Six generals died as the result of the Battle of Antietam. Federal Major Generals Joseph K. Mansfield and Israel Richardson plus Brigadier General Isaac P. Rodman were all mortally wounded. Confederate Brigadier Generals Lawrence O. Branch and William E. Starke were killed. Confederate Brigadier General George B. Anderson was severely wounded in the leg at Bloody Lane and died in October following complications from his amputation.

First Minnesota Color Sergeant Bloomer spent nearly two days on the battlefield before a detail of four Confederates carried their prisoner to the hospital at the Hoffman Barn.

Bloomer notes in his diary how the Confederates retreated during the night. He was recaptured by Union forces the next morning and moved to the Smoketown Hospital nearby for surgery and recovery.

His September 20 diary entry was brief: “This day will long be remembered by me for about 8 o’clock AM [sic] the Doctors put me on the table & amputated my right leg above my knee. Suffering commenced in earnest.” Bloomer recovered, was discharged from the regiment and maintained an active life.          

Regarding the ghastly sight of his partner, Oscar Cornman, lying dead on the ground during those two days, Bloomer was dating Cornman’s sister, Ada. Though they never married, there is little doubt that what Sam experienced on the field of battle that day helped drive a wedge between them from which neither could ever recover. Ada Cornman never married nor had any children. She died on August 8, 1917 in St. Paul. Bloomer, who had married and bore children, passed away just two months later.   
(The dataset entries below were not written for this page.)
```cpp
extern "C" int tnr_conv_wq_pack(const tnr_conv_desc *d, void *image, int64_t image_bytes, void *stream) {
    if (d != nullptr && image != nullptr && d->wp != nullptr && s2_ok(d)) {
        S2PackK a;
        a.wp = d->wp; a.KinP = d->KinP; a.KoutP = d->KoutP; a.nck = d->Cin / 16; a.ncb = d->Cout / 64;
        a.dgrad = d->mode == TNR_DGRAD_4x4_S2;
        a.units = a.ncb * 4 * a.nck * S2_NU;
        TNR_REQUIRE((int64_t)a.units * SW_UNIT_FLOATS * (int64_t)sizeof(float) <= image_bytes, "conv_wq_pack: image buffer too small");
        a.out = static_cast<float *>(image);
        hipLaunchKernelGGL(s2_pack_kernel, dim3((unsigned)tnr_cdiv(a.units * 64, 256)), dim3(256), 0, (hipStream_t)stream, a);
        return tnr_check_launch("conv_wq_pack (four-tap form)");
    }
    TNR_REQUIRE(d != nullptr && image != nullptr && d->wp != nullptr && d4_ok(d), "conv_wq_pack: the launch cannot use a pre-split weight stream");
    D4PackK a;
    a.wp = d->wp; a.KinP = d->KinP; a.KoutP = d->KoutP; a.nck = d->Cin / 16; a.ncb = d->Cout / 64;
    a.units = a.ncb * a.nck * 18;
    a.shuffle = d->shuffle;
    TNR_REQUIRE((int64_t)a.units * SW_UNIT_FLOATS * (int64_t)sizeof(float) <= image_bytes, "conv_wq_pack: image buffer too small");
    a.out = static_cast<float *>(image);
    hipLaunchKernelGGL(d4_pack_kernel, dim3((unsigned)tnr_cdiv(a.units * 64, 256)), dim3(256), 0, (hipStream_t)stream, a);
    return tnr_check_launch("conv_wq_pack");
}

int tnr_launch_conv_s2_d4(const tnr_conv_desc *d, void *stream) {
    if (!s2_ok(d) || d->wq == nullptr || d->wq_bytes < tnr_conv_wq_bytes(d) || d->noise_pos != 0) return 1;
    static int cus = 0;
    if (const int rc = tnr_kernel_setup(&cus, "conv_s2_d4", {{conv_s2_d4_kernel<TNR_CONV_4x4_S2, false>, S4D_LDS_BYTES}, {conv_s2_d4_kernel<TNR_CONV_4x4_S2, true>, S4D_LDS_BYTES},
                                                             {conv_s2_d4_kernel<TNR_DGRAD_4x4_S2, false>, S4D_LDS_BYTES}, {conv_s2_d4_kernel<TNR_DGRAD_4x4_S2, true>, S4D_LDS_BYTES}}))
        return rc;
    const bool dg = d->mode == TNR_DGRAD_4x4_S2;
    S2K c;
    if (!stream_k_from_desc(c, *d, tnr_conv_wq_bytes(d), SW_TW, SW_TH, dg ? 4 : 1)) return 1;
    const unsigned grid = (unsigned)(c.tiles < 2 * cus ? c.tiles : 2 * cus);
    const bool amp = d->mma == TNR_MMA_BF16;
    if (dg) {
        if (amp) hipLaunchKernelGGL((conv_s2_d4_kernel<TNR_DGRAD_4x4_S2, true>), dim3(grid), dim3(256), S4D_LDS_BYTES, (hipStream_t)stream, c);
        else hipLaunchKernelGGL((conv_s2_d4_kernel<TNR_DGRAD_4x4_S2, false>), dim3(grid), dim3(256), S4D_LDS_BYTES, (hipStream_t)stream, c);
    } else {
        if (amp) hipLaunchKernelGGL((conv_s2_d4_kernel<TNR_CONV_4x4_S2, true>), dim3(grid), dim3(256), S4D_LDS_BYTES, (hipStream_t)stream, c);
        else hipLaunchKernelGGL((conv_s2_d4_kernel<TNR_CONV_4x4_S2, false>), dim3(grid), dim3(256), S4D_LDS_BYTES, (hipStream_t)stream, c);
    }
    return tnr_check_launch("conv_s2_d4");
}

int tnr_launch_conv3x3_d4(const tnr_conv_desc *d, void *stream) {
    if (!d4_ok(d) || d->wq == nullptr || d->wq_bytes < tnr_conv_wq_bytes(d) || d->noise_pos < 0 || d->noise_pos > 2) return 1;
    static int occ = [] { const char *e = getenv("TNR_D4_OCC"); return e ? atoi(e) : 2; }();
    static int cus = 0;
    if (const int rc = tnr_kernel_setup(&cus, "conv3x3_d4", {{conv3x3_d4_kernel<1>, S4D_LDS_BYTES}, {conv3x3_d4_kernel<2>, S4D_LDS_BYTES}, {conv3x3_d4_kernel<2, true>, S4D_LDS_BYTES},
                                                             {conv3x3_d4_kernel<2, false, true>, S4D_LDS_BYTES}, {conv3x3_d4_kernel<2, true, true>, S4D_LDS_BYTES}}))
        return rc;
    D4K c;
    if (!stream_k_from_desc(c, *d, tnr_conv_wq_bytes(d), SW_TW, SW_TH, 1)) return 1;
    const int slots = cus * (occ == 1 ? 1 : 2);
    const int grid = c.tiles < slots ? c.tiles : slots;
    if (d->shuffle == 2) {
        const unsigned g2 = (unsigned)(c.tiles < 2 * cus ? c.tiles : 2 * cus);
        if (d->mma == TNR_MMA_BF16) hipLaunchKernelGGL((conv3x3_d4_kernel<2, true, true>), dim3(g2), dim3(256), S4D_LDS_BYTES, (hipStream_t)stream, c);
        else hipLaunchKernelGGL((conv3x3_d4_kernel<2, false, true>), dim3(g2), dim3(256), S4D_LDS_BYTES, (hipStream_t)stream, c);
        return tnr_check_launch("conv3x3_d4 (pixel-shuffle store)");
    }
    if (d->mma == TNR_MMA_BF16) hipLaunchKernelGGL((conv3x3_d4_kernel<2, true>), dim3((unsigned)(c.tiles < 2 * cus ? c.tiles : 2 * cus)), dim3(256), S4D_LDS_BYTES, (hipStream_t)stream, c);
    else if (occ == 1) hipLaunchKernelGGL(conv3x3_d4_kernel<1>, dim3((unsigned)grid), dim3(256), S4D_LDS_BYTES, (hipStream_t)stream, c);
    else hipLaunchKernelGGL(conv3x3_d4_kernel<2>, dim3((unsigned)grid), dim3(256), S4D_LDS_BYTES, (hipStream_t)stream, c);
    return tnr_check_launch("conv3x3_d4");
}
```

Baseline: 75.54.

## Pair output parities in stride-2 data-gradient conv to share staged input tile

Adds a paired form of the 4x4 stride-2 data-gradient kernel in which each workgroup computes two x-parities for one y-parity. Both parities read from a single staged input tile, which halves the number of tiles and cuts redundant input staging. The weight pack kernel gains a matching layout that interleaves the two parities' taps. In the non-AMP path the input loads are spread through the MFMA schedule, and a remapped epilogue writes the interleaved outputs. The change uses more accumulator registers and a more complex schedule, and it is on by default behind an environment toggle.

```diff
diff --git a/trainner_amd/csrc/conv_sweep.hip b/trainner_amd/csrc/conv_sweep.hip
--- a/trainner_amd/csrc/conv_sweep.hip
+++ b/trainner_amd/csrc/conv_sweep.hip
@@ -1099,10 +1099,18 @@
     const int g = blockIdx.x * 256 + threadIdx.x;
     const int unit = g >> 6, r = (g >> 1) & 31, h = g & 1;
     if (unit >= a.units) return;
-    const int j = unit & 1, tap = (unit >> 1) & 3;
-    int rest = unit >> 3;
+    const int j = unit & 1;
+    int tap = (unit >> 1) & 3, rest = unit >> 3;
     const float *src;
-    if (a.dgrad) {
+    if (a.dgrad == 2) {
+        const int g = (unit >> 1) & 7;
+        tap = g >> 1;
+        rest = unit >> 4;
+        const int ck = rest % a.nck;
+        rest /= a.nck;
+        const int cb = rest % a.ncb, par = 2 * (rest / a.ncb) + 1 - (g & 1);
+        src = a.wp + (((size_t)par * 4 + tap) * a.KoutP + cb * 64 + j * 32 + r) * a.KinP + 16 * ck + 8 * h;
+    } else if (a.dgrad) {
         const int ck = rest % a.nck;
         rest /= a.nck;
         const int cb = rest % a.ncb, par = rest / a.ncb;
@@ -1159,10 +1167,68 @@
     });
 }
 
-template <int MODE, bool AMP>
+constexpr int S2P_NU = 2 * S2_NU;
+constexpr int S2P_LOAD[5] = {0, 3, 5, 8, 10}, S2P_ITEM[5] = {5, 8, 10, 13, 15};
+template <bool AMP>
+constexpr int s2p_find(const int (&tab)[5], int u) {
+    for (int k = 0; k < 5; ++k)
+        if (!AMP && tab[k] == u) return k;
+    return -1;
+}
+template <bool AMP, int A_IT, class Item, class BFetch>
+__device__ __forceinline__ void tap4_pair_chunk(f32x16 (&acc)[4][2], const float *sa, const int row0, const int half, Item &&item_step,
+                                                tnr_bf16x8 (&fbr)[S2_RING][3], BFetch &&b_fetch) {
+    constexpr int TA[6] = {0, 2, 1, 0, 1, 0}, TB[6] = {2, 0, 1, 1, 0, 0};
+    constexpr int GP[9] = {0, 1, 1, 2, 3, 4, 4, 5, 6};
+    tnr_bf16x8 fa[2][2][3];
+    int row = row0;
+    asm volatile("" : "+v"(row));
+    auto read_a = [&](auto pc, int m, int sp) __attribute__((always_inline)) {
+        constexpr int p = decltype(pc)::value;
+        const int pp = row + (m + 1 - p / 3) * SW_WT + 2 - p % 3;
+        fa[sp == 0 ? (p & 1) : 0][m][sp] = *reinterpret_cast<const tnr_bf16x8 *>(sa + pp * SW_ROW + 4 * (half ^ ((pp >> TNR_X3_SWZ) & 1)) + 8 * sp);
+    };
+#pragma unroll
+    for (int k = 0; k < (AMP ? 2 : 6); ++k) read_a(std::integral_constant<int, 0>{}, AMP ? k : k / 3, AMP ? 0 : k % 3);
+    sw_static_for<0, S2P_NU>([&](auto uc) __attribute__((always_inline)) {
+        constexpr int u = decltype(uc)::value, g = u >> 1, jj = u & 1, px = 1 - (g & 1), p = GP[g];
+        constexpr bool NEXT_POS = jj == 1 && GP[g + 1] != p && p + 1 < 6;
+        constexpr int PN = p + 1 < 6 ? p + 1 : p;
+        static_assert(A_IT == 5, "staging schedule");
+        constexpr int ITEM = AMP ? u - (S2P_NU - A_IT) : s2p_find<AMP>(S2P_ITEM, u), LOAD = s2p_find<AMP>(S2P_LOAD, u);
+        __builtin_amdgcn_sched_barrier(0);
+        if constexpr (AMP) {
+            sw_static_for<0, 2>([&](auto mc) __attribute__((always_inline)) {
+                constexpr int m = decltype(mc)::value;
+                acc[2 * m + px][jj] = __builtin_amdgcn_mfma_f32_32x32x16_bf16(fa[p & 1][m][0], fbr[u % S2_RING][0], acc[2 * m + px][jj], 0, 0, 0);
+                if constexpr (m == 0) b_fetch(std::integral_constant<int, (u + 3) % S2_RING>{}, 0);
+                if constexpr (NEXT_POS) read_a(std::integral_constant<int, PN>{}, m, 0);
+                if constexpr (m == 1 && ITEM >= 0) item_step(std::integral_constant<int, (ITEM >= 0 ? ITEM : 0)>{}, std::integral_constant<int, -1>{});
+                __builtin_amdgcn_sched_barrier(0);
+            });
+        } else {
+            sw_static_for<0, 12>([&](auto ic) __attribute__((always_inline)) {
+                constexpr int i = decltype(ic)::value, q = i / 2, m = i % 2;
+                acc[2 * m + px][jj] = __builtin_amdgcn_mfma_f32_32x32x16_bf16(fa[TA[q] == 0 ? (p & 1) : 0][m][TA[q]], fbr[u % S2_RING][TB[q]], acc[2 * m + px][jj], 0, 0, 0);
+                if constexpr (i < 3) b_fetch(std::integral_constant<int, (u + 3) % S2_RING>{}, i);
+                if constexpr (NEXT_POS) {
+                    if constexpr (i == 3 || i == 4) read_a(std::integral_constant<int, PN>{}, i - 3, 2);
+                    if constexpr (i == 5 || i == 6) read_a(std::integral_constant<int, PN>{}, i - 5, 0);
+                    if constexpr (i == 9 || i == 10) read_a(std::integral_constant<int, PN>{}, i - 9, 1);
+                }
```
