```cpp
static inline SmallLoopPlan raft_small_loop_plan(const raft_small_update_weights &wt, int B, int h, int w, int hint) {
    SmallLoopPlan p = {};
    const int mask = raft_opt(RAFT_OPT_SMALL_WINO, RAFT_SMALL_WINO_DEFAULT);
    auto conv3x3 = [&](int bit, const raft_conv_weights &direct, const raft_conv_weights &w2, int c0, int c1) {
        return (mask & bit) && w2.wp != nullptr ? raft_choice(raft_wino_plan(B, h, w, c0, c1, w2.npad, true, hint), &w2)
                                                : raft_choice(raft_halo_plan(B, h, w, direct.npad, 3, 3, hint), &direct);
    };
    p.convc1 = raft_choice(raft_halo_plan(B, h, w, wt.convc1.npad, 1, 1, hint), &wt.convc1);
    p.convf2 = raft_choice(raft_halo_plan(B, h, w, wt.convf2.npad, 3, 3, hint), &wt.convf2);
    p.conv = conv3x3(1, wt.conv, wt.conv_w, 128, 0);
    p.gru_zr = conv3x3(2, wt.gru_zr, wt.gru_zr_w, 96, 160);
    p.gru_q = conv3x3(4, wt.gru_q, wt.gru_q_w, 96, 160);
    p.fh1 = conv3x3(8, wt.fh1, wt.fh1_w, 96, 0);
    return p;
}

static inline bool raft_enc_wino() { return raft_opt(RAFT_OPT_ENC_WINO, 1) != 0; }
static inline bool raft_enc_stage_wino4(int stage, int n, int Ho, int Wo, int F, int hint) {
    const int mask = raft_enc_wino() ? raft_opt(RAFT_OPT_ENC_WINO4, 7) : 0;
    return ((mask >> stage) & 1) &&
           (raft_opt_is_set(RAFT_OPT_ENC_WINO4) || (int64_t)n * ((Ho + 7) / 8) * ((Wo + 63) / 64) * ((F + 63) / 64) * hint > 256);
}
```

Measured before the change: 388.4 image-pairs/s.

## Add cost-model tile-width planner and idle-wave early exit for encoder halo convs

Replaces the fixed encoder halo-conv tile choice (TN=1) with a planner that estimates per-CU work from LDS/register residency and picks TN in {1,2,4}, plus a deep-pipeline flag. It enables wider TN kernels, including deep variants, and allows a partial last N tile. A new IDLE template path lets waves whose output columns are all beyond nvalid skip the MFMA work. These waves still take part in the cooperative LDS loads and barriers, because the other waves in the block depend on them. The aim is to cut redundant reloading of the A halo per channel tile, at the cost of more register pressure and compile variants.

```diff
diff --git a/tf_raft_amd/csrc/conv_halo.h b/tf_raft_amd/csrc/conv_halo.h
--- a/tf_raft_amd/csrc/conv_halo.h
+++ b/tf_raft_amd/csrc/conv_halo.h
@@ -4,7 +4,8 @@
 
 #include "conv_mfma.h"
 
-template <int KH, int KW, int TH, int TN, int EPI, int STRIDE = 1, int PRE = 0, int STATS = 0, int STEM = 0, int DEEP = 0>
+template <int KH, int KW, int TH, int TN, int EPI, int STRIDE = 1, int PRE = 0, int STATS = 0, int STEM = 0, int DEEP = 0,
+          int IDLE = 0>
 __global__ void __launch_bounds__(256) conv_halo_kernel(ConvArgs p) {
     constexpr int TW = 16, NKK = 2;
     constexpr int TAPS = KH * KW, R = TAPS * NKK;
@@ -21,7 +22,7 @@
     const int tid = threadIdx.x, lane = tid & 63, wn = tid >> 6;
     const int G = lane >> 4, LR = lane & 15;
     const int tiles_x = (p.W + TW - 1) / TW, tiles_y = (p.H + TH - 1) / TH;
-    const int ntn = p.npad / BN;
+    const int ntn = (p.npad + BN - 1) / BN;
     const int M = p.B * p.H * p.W;
     const int Hi = p.Hi, Wi = p.Wi;
     const int Min = p.B * Hi * Wi;
@@ -170,6 +171,21 @@
             }
     }
     gload(0);
+    if constexpr (IDLE) {
+        if (__builtin_amdgcn_readfirstlane(n0 + wn * 16 * TN) >= p.nvalid) {
+            lstore(0);
+            raft_barrier_lds();
+            if (nch > 1) gload(1);
+            for (int c = 0; c < nch; ++c) {
+                if (c + 1 < nch) {
+                    lstore((c & 1) ^ 1);
+                    if (c + 2 < nch) gload(c + 2);
+                }
+                raft_barrier_lds();
+            }
+            return;
+        }
+    }
     frag_b(0, 0, fb[0]);
     if (p.init) {
         const __amdgpu_buffer_rsrc_t ri = __builtin_amdgcn_make_buffer_rsrc(
diff --git a/tf_raft_amd/csrc/encoder.hip b/tf_raft_amd/csrc/encoder.hip
--- a/tf_raft_amd/csrc/encoder.hip
+++ b/tf_raft_amd/csrc/encoder.hip
@@ -90,55 +90,77 @@
 
 enum EncKind { ENC_3x3_S1, ENC_3x3_S2, ENC_1x1_S2, ENC_1x1_S1, ENC_STEM };
 
+constexpr int enc_tn_max(EncKind kind) { return kind == ENC_STEM ? 1 : ((kind == ENC_1x1_S2 || kind == ENC_1x1_S1) ? 4 : 2); }
+
 template <int KH, int KW, int EPI, int STRIDE, int PRE, int STATS, int STEM>
-int launch_tile(const ConvArgs &a, int th, int tn, hipStream_t s) {
-    const int tiles = a.B * ((a.H + th - 1) / th) * ((a.W + 15) / 16);
-    const int grid = tiles * (a.npad / (64 * tn));
-    const int key = th * 10 + tn + (raft_conv_deep(a, th, tn, grid) ? 100 : 0);
+int launch_tile(const ConvArgs &a, EncHaloPlan pl, hipStream_t s) {
+    constexpr int TNMAX = STEM ? 1 : (KH * KW == 1 ? 4 : 2);
+    const int tiles = a.B * ((a.H + pl.th - 1) / pl.th) * ((a.W + 15) / 16);
+    const int grid = tiles * ((a.npad + 64 * pl.tn - 1) / (64 * pl.tn));
+    const int key = pl.th * 10 + pl.tn + (pl.deep ? 100 : 0);
+    if (pl.tn > TNMAX || (pl.tn == 1 && !pl.deep)) return RAFT_E_UNSUPPORTED;
     switch (key) {
         case 171: conv_halo_kernel<KH, KW, 7, 1, EPI, STRIDE, PRE, STATS, STEM, 1><<<grid, 256, 0, s>>>(a); break;
         case 181: conv_halo_kernel<KH, KW, 8, 1, EPI, STRIDE, PRE, STATS, STEM, 1><<<grid, 256, 0, s>>>(a); break;
-        case 71: conv_halo_kernel<KH, KW, 7, 1, EPI, STRIDE, PRE, STATS, STEM><<<grid, 256, 0, s>>>(a); break;
-        case 72: conv_halo_kernel<KH, KW, 7, 2, EPI, STRIDE, PRE, STATS, STEM><<<grid, 256, 0, s>>>(a); break;
-        case 81: conv_halo_kernel<KH, KW, 8, 1, EPI, STRIDE, PRE, STATS, STEM><<<grid, 256, 0, s>>>(a); break;
-        case 82: conv_halo_kernel<KH, KW, 8, 2, EPI, STRIDE, PRE, STATS, STEM><<<grid, 256, 0, s>>>(a); break;
-        default: return RAFT_E_UNSUPPORTED;
+        default:
+            if constexpr (TNMAX >= 2) {
+                switch (key) {
+                    case 72: conv_halo_kernel<KH, KW, 7, 2, EPI, STRIDE, PRE, STATS, STEM, 0, 1><<<grid, 256, 0, s>>>(a); break;
+                    case 82: conv_halo_kernel<KH, KW, 8, 2, EPI, STRIDE, PRE, STATS, STEM, 0, 1><<<grid, 256, 0, s>>>(a); break;
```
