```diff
diff --git a/rlinf_b200/csrc/tc_gemm_h.cu b/rlinf_b200/csrc/tc_gemm_h.cu
--- a/rlinf_b200/csrc/tc_gemm_h.cu
+++ b/rlinf_b200/csrc/tc_gemm_h.cu
@@ -22,21 +22,6 @@
 constexpr int kThreads = 384;
 constexpr int kProducerRegs = 40, kConsumerRegs = 232;
 static_assert(128 * kProducerRegs + 256 * kConsumerRegs <= 65536, "register file");
-
-__device__ __forceinline__ float tanh_fast(float x) {
-  const float t = __expf(-2.0f * fabsf(x));
-  return copysignf(__fdividef(1.0f - t, 1.0f + t), x);
-}
-
-__device__ __forceinline__ void a_frag_rows(const uint8_t* tile, int r0, int c0, float scale, uint32_t (&hi)[4],
-                                            uint32_t (&lo)[4]) {
-#pragma unroll
-  for (int i = 0; i < 4; ++i) {
-    const int r = r0 + (i & 1) * 8, c = c0 + (i >> 1) * 8;
-    const float2 x = *reinterpret_cast<const float2*>(tile + r * 128 + ((((c >> 2) ^ (r & 7))) << 4) + (c & 3) * 4);
-    split2(x.x * scale, x.y * scale, hi[i], lo[i]);
-  }
-}
 
 struct __align__(16) Barriers {
   uint64_t full[kStages];
@@ -585,16 +570,18 @@
 extern "C" int rb200_tc_gemm_h(const float* A, const float* B, float* C, int64_t M, int K, int mode, const float* amax,
                                float* work, rb200_stream_t stream) {
   if (!A || !B || !C || !work) return RB200_E_NULL;
-  if (M <= 0 || K <= 0 || K % rb::tc::BK != 0) return RB200_E_SHAPE;
+  if (M <= 0 || K <= 0 || K % rb::tc::BK != 0 || mode < 0 || mode > 2) return RB200_E_SHAPE;
   cudaStream_t st = rb::as_stream(stream);
   const int64_t nb = (int64_t)rb::tc::BN * K;
-  if (mode && K != rb::tc::BN) return RB200_E_SHAPE;
-  rb::tch::SplitSpec sp{B, work, mode ? work + nb : nullptr, nb};
+  const bool dgrad = mode == 1;
+  if (dgrad && K != rb::tc::BN) return RB200_E_SHAPE;
+  rb::tch::SplitSpec sp{B, work, dgrad ? work + nb : nullptr, nb};
   int e = rb::tch::split_weights(&sp, 1, st);
   if (e) return e;
   rb::tch::GemmLaunch l{};
-  l.a = A; l.b_hi = mode ? sp.lo : sp.hi; l.b_lo = nullptr; l.c = C; l.amax_in = amax;
-  return rb::tch::launch(&l, 1, M, K, rb::tc::EPI_STORE, mode ? 1 : 0, st);
+  l.a = A; l.b_hi = dgrad ? sp.lo : sp.hi; l.b_lo = nullptr; l.c = C; l.amax_in = amax;
+  if (mode == 0 && K <= rb::tc::BN) return rb::tch::forward(&l, 1, M, K, rb::tc::EPI_STORE, st);
+  return rb::tch::launch(&l, 1, M, K, rb::tc::EPI_STORE, dgrad ? 1 : 0, st);
 }
 
 extern "C" int rb200_tc_wgrad_h(const float* Z, const float* H, float* dW, int64_t n, int IN, const float* amax,
diff --git a/rlinf_b200/csrc/tc_half.cuh b/rlinf_b200/csrc/tc_half.cuh
--- a/rlinf_b200/csrc/tc_half.cuh
+++ b/rlinf_b200/csrc/tc_half.cuh
@@ -41,6 +41,21 @@
   const __half2 ll = __floats2half2_rn(x0 - hf.x, x1 - hf.y);
   hi = *reinterpret_cast<const uint32_t*>(&hh);
   lo = *reinterpret_cast<const uint32_t*>(&ll);
+}
+
+__device__ __forceinline__ void a_frag_rows(const uint8_t* tile, int r0, int c0, float scale, uint32_t (&hi)[4],
+                                            uint32_t (&lo)[4]) {
+#pragma unroll
+  for (int i = 0; i < 4; ++i) {
+    const int r = r0 + (i & 1) * 8, c = c0 + (i >> 1) * 8;
+    const float2 x = *reinterpret_cast<const float2*>(tile + r * 128 + ((((c >> 2) ^ (r & 7))) << 4) + (c & 3) * 4);
+    split2(x.x * scale, x.y * scale, hi[i], lo[i]);
+  }
+}
+
+__device__ __forceinline__ float tanh_fast(float x) {
+  const float t = __expf(-2.0f * fabsf(x));
+  return copysignf(__fdividef(1.0f - t, 1.0f + t), x);
 }
 
 __device__ __forceinline__ void split_item(const uint8_t* src, int r, int cp, float scale, uint4& hi, uint4& lo) {
```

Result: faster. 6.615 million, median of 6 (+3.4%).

 In Landscape Turned Red, Stephen W. Sears summed up McClellan’s missed opportunity, “In making his battle against great odds to save the Republic, General McClellan had committed barely 50,000 infantry and artilleryman to the contest. A third of his army did not fire a shot. Even at that, his men repeatedly drove the Army of Northern Virginia to the brink of disaster, feats of valor entirely lost on a commander thinking of little beyond staving off his own defeat.”

The combined casualties at the Battle of Antietam are believed to be 22,719 killed, wounded and missing in twelve hours of combat. The McClellan’s army sustained 12,401 casualties with 2,108 killed. Lee’s forces had 10,318 casualties with 1,546 dead. More Americans died in combat operations on this one day than on any other day in American military history before or since.